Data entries
New measurement: 2.075 million scans/s, median of 6. 6.2% higher.

```diff
diff --git a/creating-2d-laser-slam-from-scratch_amd/csrc/hector_kernels.hip b/creating-2d-laser-slam-from-scratch_amd/csrc/hector_kernels.hip
--- a/creating-2d-laser-slam-from-scratch_amd/csrc/hector_kernels.hip
+++ b/creating-2d-laser-slam-from-scratch_amd/csrc/hector_kernels.hip
@@ -1666,14 +1666,53 @@
     int bx0 = x0, by0 = y0, bx1 = x0, by1 = y0;
     unsigned long long L = 0, R = 0;
     const float2 *pts = lvl == 0 ? xy + (size_t)local * xy_stride : mc + (size_t)s * mc_stride;
+    static_assert(2 * UPD_MARK_WORDS >= UPD_RREG * UPD_THREADS, "the mark buffers hold the packed rays");
+    static_assert(UPD_THREADS == BIN_THREADS, "block_exscan scans 256 threads");
+    __shared__ int s_scan[UPD_WAVES];
+    const int per = RREG > 0 ? RREG : (n + UPD_THREADS - 1) / UPD_THREADS;
+    const int bb = tid * per;
+    unsigned *packed = RREG > 0 ? smem : rays;
+    const unsigned prev0 = (bb > 0 && bb <= n) ? make_ray(g, fr, pts[bb - 1]) : RAY_INVALID;
+    unsigned lr[RREG > 0 ? RREG : 1];
+    unsigned prev = prev0;
+    int keeps = 0;
+#pragma unroll RREG > 0 ? RREG : 1
+    for (int j = 0; j < per; ++j) {
+        const int b = bb + j;
+        const unsigned r = b < n ? make_ray(g, fr, pts[b]) : RAY_INVALID;
+        if (r != RAY_INVALID) {
+            const int x1 = (int)(r & 0xFFFFu), y1 = (int)(r >> 16);
+            bx0 = min(bx0, x1); by0 = min(by0, y1); bx1 = max(bx1, x1); by1 = max(by1, y1);
+            const int adx = abs(x1 - x0), ady = abs(y1 - y0);
+            L += (unsigned long long)(max(adx, ady) + 1);
+            R += 1;
+        }
+        const bool keep = (r != RAY_INVALID) & (r != prev);
+        if constexpr (RREG > 0) lr[j] = keep ? r : RAY_INVALID;
+        keeps += (int)keep;
+        prev = r;
+    }
+    int nu_v;
+    int pk = block_exscan(keeps, s_scan, &nu_v);
+    const int nu = __builtin_amdgcn_readfirstlane(nu_v);
+    if constexpr (RREG > 0) {
+#pragma unroll
+        for (int j = 0; j < RREG; ++j)
+            if (lr[j] != RAY_INVALID) packed[pk++] = lr[j];
+    } else {
+        prev = prev0;
+        for (int j = 0; j < per; ++j) {
+            const int b = bb + j;
+            const unsigned r = b < n ? make_ray(g, fr, pts[b]) : RAY_INVALID;
+            if ((r != RAY_INVALID) & (r != prev)) packed[pk++] = r;
+            prev = r;
+        }
+    }
+    __syncthreads();
     const int wave_beam0 = __builtin_amdgcn_readfirstlane(tid & ~63);
-    for (int b0 = wave_beam0; (b0 & ~(UPD_THREADS - 1)) < n; b0 += UPD_THREADS) {
+    for (int b0 = wave_beam0; (b0 & ~(UPD_THREADS - 1)) < nu; b0 += UPD_THREADS) {
         const int b = fan_beam(b0, lane);
-        unsigned r = RAY_INVALID;
-        if (b < n) {
-            r = make_ray(g, fr, pts[b]);
-            if constexpr (RREG == 0) rays[b] = r;
-        }
+        const unsigned r = b < nu ? packed[b] : RAY_INVALID;
         if constexpr (RREG > 0) {
             const int k = (int)((unsigned)b0 / UPD_THREADS);
             rr0 = k == 0 ? r : rr0;
@@ -1686,11 +1725,7 @@
         if (r != RAY_INVALID) {
             const int x1 = (int)(r & 0xFFFFu), y1 = (int)(r >> 16);
             gx0 = min(gx0, x1); gy0 = min(gy0, y1); gx1 = max(gx1, x1); gy1 = max(gy1, y1);
-            const int adx = abs(x1 - x0), ady = abs(y1 - y0);
-            L += (unsigned long long)(max(adx, ady) + 1);
-            R += 1;
-        }
-        bx0 = min(bx0, gx0); by0 = min(by0, gy0); bx1 = max(bx1, gx1); by1 = max(by1, gy1);
+        }
 #pragma unroll
         for (int off = 32; off >= 1; off >>= 1) {
             gx0 = min(gx0, __shfl_xor(gx0, off, 64));
@@ -1714,12 +1749,14 @@
         atomicAdd(&state[s].tot_cells, L);
         atomicAdd(&state[s].tot_rays, R);
     }
+    if constexpr (RREG > 0) __syncthreads();
     for (int k = tid; k < 2 * UPD_MARK_WORDS / 4; k += UPD_THREADS)
         reinterpret_cast<uint4 *>(smem)[k] = (k % (UPD_MARK_WORDS / 4)) < UPD_TILE_WORDS / 4
                                                  ? make_uint4(W_NONE, W_NONE, W_NONE, W_NONE)
                                                  : make_uint4(0u, 0u, 0u, 0u);
     if (tid < 2) s_any[tid] = 0u;
-    if (!__syncthreads_or(R != 0)) {
+    __syncthreads();
+    if (nu == 0) {
         clk_stamp(geom.clk, 1, false);
         return;
     }
@@ -1730,7 +1767,7 @@
     unsigned touched = 0;
 
     const int ntx = tx1 - tx0 + 1, ntiles = ntx * (ty1 - ty0 + 1);
-    const int nfans = ((n + UPD_THREADS - 1) / UPD_THREADS) * (UPD_THREADS / 64);
+    const int nfans = ((nu + UPD_THREADS - 1) / UPD_THREADS) * (UPD_THREADS / 64);
     const int my_tiles = ntiles > part ? (ntiles - part + parts - 1) / parts : 0;
     float4 ql[UPD_QUADS];
     unsigned qb[UPD_QUADS];
@@ -1770,7 +1807,7 @@
                         b0 = __builtin_ctzll(gm) << 6;
                         gm &= gm - 1ull;
                     } else {
-                        if ((b0x & ~(UPD_THREADS - 1)) >= n) break;
+                        if ((b0x & ~(UPD_THREADS - 1)) >= nu) break;
                         b0 = b0x;
                         b0x += UPD_THREADS;
                         const int4 gb = gbox[b0 >> 6];
@@ -1784,7 +1821,7 @@
                         const int k = (int)((unsigned)b0 / UPD_THREADS);
                         r = k == 0 ? rr0 : (k == 1 ? rr1 : (k == 2 ? rr2 : (k == 3 ? rr3 : rr4)));
                     }
-                    else r = b < n ? rays[b] : RAY_INVALID;
+                    else r = b < nu ? rays[b] : RAY_INVALID;
                     const int x1 = (int)(r & 0xFFFFu), y1 = (int)(r >> 16);
                     if ((int)(r == RAY_INVALID) | (int)(max(x0, x1) < X0) | (int)(min(x0, x1) >= X1) |
                         (int)(max(y0, y1) < Y0) | (int)(min(y0, y1) >= Y1))
```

The problem: Check each line of the records above for "pragma", and copy those that have it.

Written response:
+#pragma unroll RREG > 0 ? RREG : 1
+#pragma unroll
 #pragma unroll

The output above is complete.